Try adding some floating plants such as watersprite. Water quality could possibly be a factor, what are the GH, pH & temp? Also, do you treat the water with any chemicals?


----------



## Serge (Mar 8, 2008)

Is six months seems like a little long to be depressed. They had lost fry before and would turn around and spawn again.

The tank is full of Amazon sword plants. Temp is 79-80, 15 ppm nitrate, a little acidic....OK I'll try to fix that. The nitrate is tricky. I use the niro-zorb packet and change it every month or so but it still is high. No chemicals. 20% water change every week or so and the water coming in is good (I test it occasionally). I have been considering a CO2 injection system to feed the plants to enhance the organic nitrate absorbing process. I have noticed a black worm infestation in the gravel. Problem?

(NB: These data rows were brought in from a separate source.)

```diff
@@ -44,20 +48,41 @@
                                                  int f_off_pose, double* __restrict__ Z, int ldz, int zcol,
                                                  const int32_t* __restrict__ e_start)
 {
-    if (ctl->done)
+    constexpr int kTable = kFormZPoses * kFormZSlot;
+    constexpr int kStage = SPARSE ? 0 : 4 * 6 * kFormZStageRow;
+    __shared__ __attribute__((aligned(16))) double lds[kStage > kTable ? kStage : kTable];
+    const int tid = (int)threadIdx.x;
+    const int64_t i0 = (int64_t)blockIdx.x * blockDim.x;
+    const int64_t i = i0 + tid;
+    const bool valid = i < n_obs;
+    int e = valid ? own[i] : 0, f = valid ? other[i] : 0;
+    int e_prev = (valid && i > 0) ? own[i - 1] : -1, e_wg = own[i0];
+    const int done = ctl->done, which = ctl->w_which;
+    asm volatile("" : "+v"(e), "+v"(f), "+v"(e_prev), "+v"(e_wg));
+    if (done)
         return;
     phase_stamp(ctl, 2);
-    const int64_t i = (int64_t)blockIdx.x * blockDim.x + threadIdx.x;
-    if (i >= n_obs)
-        return;
-    const WT* __restrict__ W = ctl->w_which ? W1 : W0;
-    const double* __restrict__ H_E = H_E0 + small_sel(ctl, alt_off);
-    const double* __restrict__ g_E = g_E0 + small_sel(ctl, alt_off);
-    const int e = own[i], f = other[i];
+    const WT* __restrict__ W = which ? W1 : W0;
+    const double* __restrict__ H_E = H_E0 + (which ? alt_off : 0);
+    const double* __restrict__ g_E = g_E0 + (which ? alt_off : 0);
+    const int slot = e - e_wg;
+    const bool use_table = __syncthreads_and(!valid || (slot >= 0 && slot < kFormZPoses)) != 0;
+    const bool head = valid && (tid == 0 || e_prev != e);
+    const bool first = valid && (i == 0 || e_prev != e);
     const double* se = scale + 6 * (int64_t)(e_off_pose + e);
     const double* sf = scale + 6 * (int64_t)(f_off_pose + f);
-    double L[36];
-    {
+    double X[36];
+    auto load_block = [&]() {
+#pragma unroll
+        for (int a = 0; a < 6; ++a)
+#pragma unroll
+            for (int b = 0; b < 6; ++b)
+                X[6 * a + b] = se[a] * (double)W[(int64_t)(6 * a + b) * n_pad + i] * sf[b];
+    };
+    if (!SPARSE && valid)
+        load_block();
+    double L[36], inv[6];
+    if (valid && (head || !use_table)) {
         const double* d2 = D2 + 6 * (int64_t)(e_off_pose + e);
 #pragma unroll
         for (int a = 0; a < 6; ++a) {
@@ -66,55 +91,77 @@
                 L[6 * a + b] = se[a] * H_E[36 * (int64_t)e + 6 * a + b] * se[b];
             L[6 * a + a] += d2[a];
         }
-    }
-    const bool ok = chol6(L);
-    const bool first = i == 0 || own[i - 1] != e;
-    if (first) {
-        if (!ok)
-            ctl->lin_fail = 1;
-        double v[6];
-#pragma unroll
-        for (int a = 0; a < 6; ++a)
-            v[a] = se[a] * g_E[6 * (int64_t)e + a];
+        const bool ok = chol6(L);
+        if (first) {
+            if (!ok)
+                ctl->lin_fail = 1;
+            double v[6];
+#pragma unroll
+            for (int a = 0; a < 6; ++a)
+                v[a] = se[a] * g_E[6 * (int64_t)e + a];
+#pragma unroll
+            for (int r = 0; r < 6; ++r) {
+                double t = v[r];
+#pragma unroll
+                for (int k = 0; k < r; ++k)
+                    t -= L[6 * r + k] * v[k];
+                v[r] = t / L[6 * r + r];
+            }
+#pragma unroll
+            for (int k = 0; k < 36; ++k)
+                Le[36 * (int64_t)e + k] = L[k];
+#pragma unroll
+            for (int k = 0; k < 6; ++k) {
+                ze[6 * (int64_t)e + k] = v[k];
+                if (!SPARSE)
+                    Z[(int64_t)(6 * e + k) * ldz + zcol] = v[k];
+            }
+        }
+#pragma unroll
+        for (int r = 0; r < 6; ++r)
+            inv[r] = 1.0 / L[6 * r + r];
+        if (use_table) {
+            double* t = lds + slot * kFormZSlot;
+#pragma unroll
+            for (int r = 0; r < 6; ++r) {
+#pragma unroll
+                for (int k = 0; k < r; ++k)
+                    t[6 * r + k] = L[6 * r + k];
+                t[36 + r] = inv[r];
+            }
+        }
+    }
+    if (use_table) {
+        __syncthreads();
+        if (valid && !head) {
+            const double* t = lds + slot * kFormZSlot;
+#pragma unroll
+            for (int r = 0; r < 6; ++r) {
+#pragma unroll
+                for (int k = 0; k < r; ++k)
+                    L[6 * r + k] = t[6 * r + k];
+                inv[r] = t[36 + r];
+            }
+        }
+    }
+    if (valid) {
+        if (SPARSE)
+            load_block();
 #pragma unroll
         for (int r = 0; r < 6; ++r) {
-            double t = v[r];
-#pragma unroll
-            for (int k = 0; k < r; ++k)
-                t -= L[6 * r + k] * v[k];
-            v[r] = t / L[6 * r + r];
-        }
-#pragma unroll
-        for (int k = 0; k < 36; ++k)
-            Le[36 * (int64_t)e + k] = L[k];
-#pragma unroll
-        for (int k = 0; k < 6; ++k) {
-            ze[6 * (int64_t)e + k] = v[k];
-            if (!SPARSE)
-                Z[(int64_t)(6 * e + k) * ldz + zcol] = v[k];
-        }
-    }
-    double X[36];
-#pragma unroll
-    for (int a = 0; a < 6; ++a)
-#pragma unroll
-        for (int b = 0; b < 6; ++b)
-            X[6 * a + b] = se[a] * (double)W[(int64_t)(6 * a + b) * n_pad + i] * sf[b];
-#pragma unroll
-    for (int r = 0; r < 6; ++r) {
-        const double inv = 1.0 / L[6 * r + r];
-#pragma unroll
-        for (int c = 0; c < 6; ++c) {
-            double t = X[6 * r + c];
-#pragma unroll
-            for (int k = 0; k < r; ++k)
-                t -= L[6 * r + k] * X[6 * k + c];
-            X[6 * r + c] = t * inv;
-        }
-    }
-    int64_t rs = ldz;
-    double* zrow = Z + (int64_t)(6 * e) * ldz + 6 * f;
+#pragma unroll
+            for (int c = 0; c < 6; ++c) {
+                double t = X[6 * r + c];
+#pragma unroll
+                for (int k = 0; k < r; ++k)
+                    t -= L[6 * r + k] * X[6 * k + c];
+                X[6 * r + c] = t * inv[r];
+            }
+        }
+    }
     if (SPARSE) {
+        if (!valid)
+            return;
         double* zb = Z + 36 * i;
 #pragma unroll
         for (int c = 0; c < 6; ++c)
@@ -123,11 +170,31 @@
                 zb[6 * c + r] = X[6 * r + c];
         return;
     }
-#pragma unroll
-    for (int r = 0; r < 6; ++r)
-#pragma unroll
-        for (int c = 0; c < 6; ++c)
-            zrow[(int64_t)r * rs + c] = X[6 * r + c];
+    const int lane = tid & 63;
+    double* st = lds + (tid >> 6) * (6 * kFormZStageRow);
+    __syncthreads();
+    if (valid) {
+#pragma unroll
+        for (int r = 0; r < 6; ++r)
+#pragma unroll
+            for (int c = 0; c < 6; c += 2)
+                *reinterpret_cast<double2*>(st + r * kFormZStageRow + 6 * lane + c) = make_double2(X[6 * r + c], X[6 * r + c + 1]);
+    }
+    __syncthreads();
+#pragma unroll
+    for (int k = 0; k < 3; ++k) {
+        const int p = lane + 64 * k;
+        const int src = p / 3, cc = 2 * (p - 3 * src);
+        const int es = __shfl(e, src), fs = __shfl(f, src);
+        const bool vs = __shfl((int)valid, src) != 0;
+        if (vs) {
+            double* zp = Z + (int64_t)(6 * es) * ldz + 6 * fs + cc;
+#pragma unroll
+            for (int r = 0; r < 6; ++r)
+                *reinterpret_cast<double2*>(zp + (int64_t)r * ldz) =
+                    *reinterpret_cast<const double2*>(st + r * kFormZStageRow + 2 * p);
+        }
+    }
 }
 
 
@@ -374,18 +441,19 @@
 
 __global__ __launch_bounds__(512, 1) void k_syrk_wide(const LmCtl* ctl, const double* __restrict__ Z, int ldz, SyrkPlanDev pl)
 {
-    if (ctl && ctl->done)
-        return;
     __shared__ __attribute__((aligned(16))) double smem[4 * kWideStage];
     static_assert(4 * kWideStage >= 4 * 16 * 256, "the accumulator exchange must fit into the stage buffers");
     const int gidx = blockIdx.x;
     const int64_t u = pl.wg_u0[gidx], u_end = pl.wg_u1[gidx];
+    const int seg0 = pl.wg_seg0[gidx];
+    if (ctl && ctl->done)
+        return;
     if (u >= u_end)
         return;
     const int t = (int)(u / pl.n_kt);
     const int kt0 = (int)(u % pl.n_kt), kt1 = kt0 + (int)(u_end - u);
     const int I0 = pl.tile_bi[t] * kSyrkT, J0 = pl.tile_bj[t] * kSyrkT;
-    double* Cb = pl.partials + (size_t)pl.wg_seg0[gidx] * kSyrkTile;
+    double* Cb = pl.partials + (size_t)seg0 * kSyrkTile;
     const int w = __builtin_amdgcn_readfirstlane((int)(threadIdx.x >> 6) & 3);
     if (I0 == J0) {
         switch (w) {
```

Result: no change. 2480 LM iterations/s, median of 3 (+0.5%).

Thank you for your replies.

S


----------



## Dewdrop (Nov 20, 2007)

Try increasing the water changes to 50% weekly for the nitrate. I don't know what the niro-zorb packet is but it sounds like chemicals to me and some of them can sterilize fish. I had this liquid stuff made by Tetra called Easy Balance and decided not to use it after I heard bad things about it. I don't know anything about worms either but ewwww.


----------



## addicted2cichlid (Apr 8, 2008)

15ppm nitrate isnt bad at all... try re-arranging the tank.


----------



## Matts_Cichlids (Jul 29, 2007)

Water changes do tend to bring on the breeding of the jewels. Try putting in some more flat surfaced rocks aswell to give them more options of where to lay the eggs as they like to lay them on flat surfaces which they clean and prepare prior to spawning.


----------



## Serge (Mar 8, 2008)

I just added another jewel and he is very quickly assimilating to the local norm. Boooring. I will take both bits of advice; I will rearrange the tank and go for the 50% weekly water change. The other thing is I also have an aerator stone going steadily. I'm thinking of putting in a cheezy air-actuated motion device of some kind to be a visual stimulant. Also, I have many plants and as a result many hiding places. I will report my results.

Thanks for you help!

s


----------



## Matts_Cichlids (Jul 29, 2007)

I just moved my pair of jewels to there own tank 50gal tank. They have bred twice in the main tank with no success due to some other big hungry fish so I hope they spawn again. So far they are always together and they are looking after one peticular rock so im guessing it wont be too loong before something happens. . . I hope


----------



## Matts_Cichlids (Jul 29, 2007)

Well since my last post my pair of jewels have already layed eggs but not on the rock as I thought they would, instead they are at the base of a fake plant. They were very quick considering they have only been in that tank for a few days.


----------



## KMNL (Sep 4, 2008)

Mine are going through the same thing. My male is acting normal again but the female is still depressed.


----------



## billijaywest (Oct 13, 2008)

Dewdrop said:


> Try increasing the water changes to 50% weekly for the nitrate. I don't know what the niro-zorb packet is but it sounds like chemicals to me and some of them can sterilize fish. I had this liquid stuff made by Tetra called Easy Balance and decided not to use it after I heard bad things about it. I don't know anything about worms either but ewwww.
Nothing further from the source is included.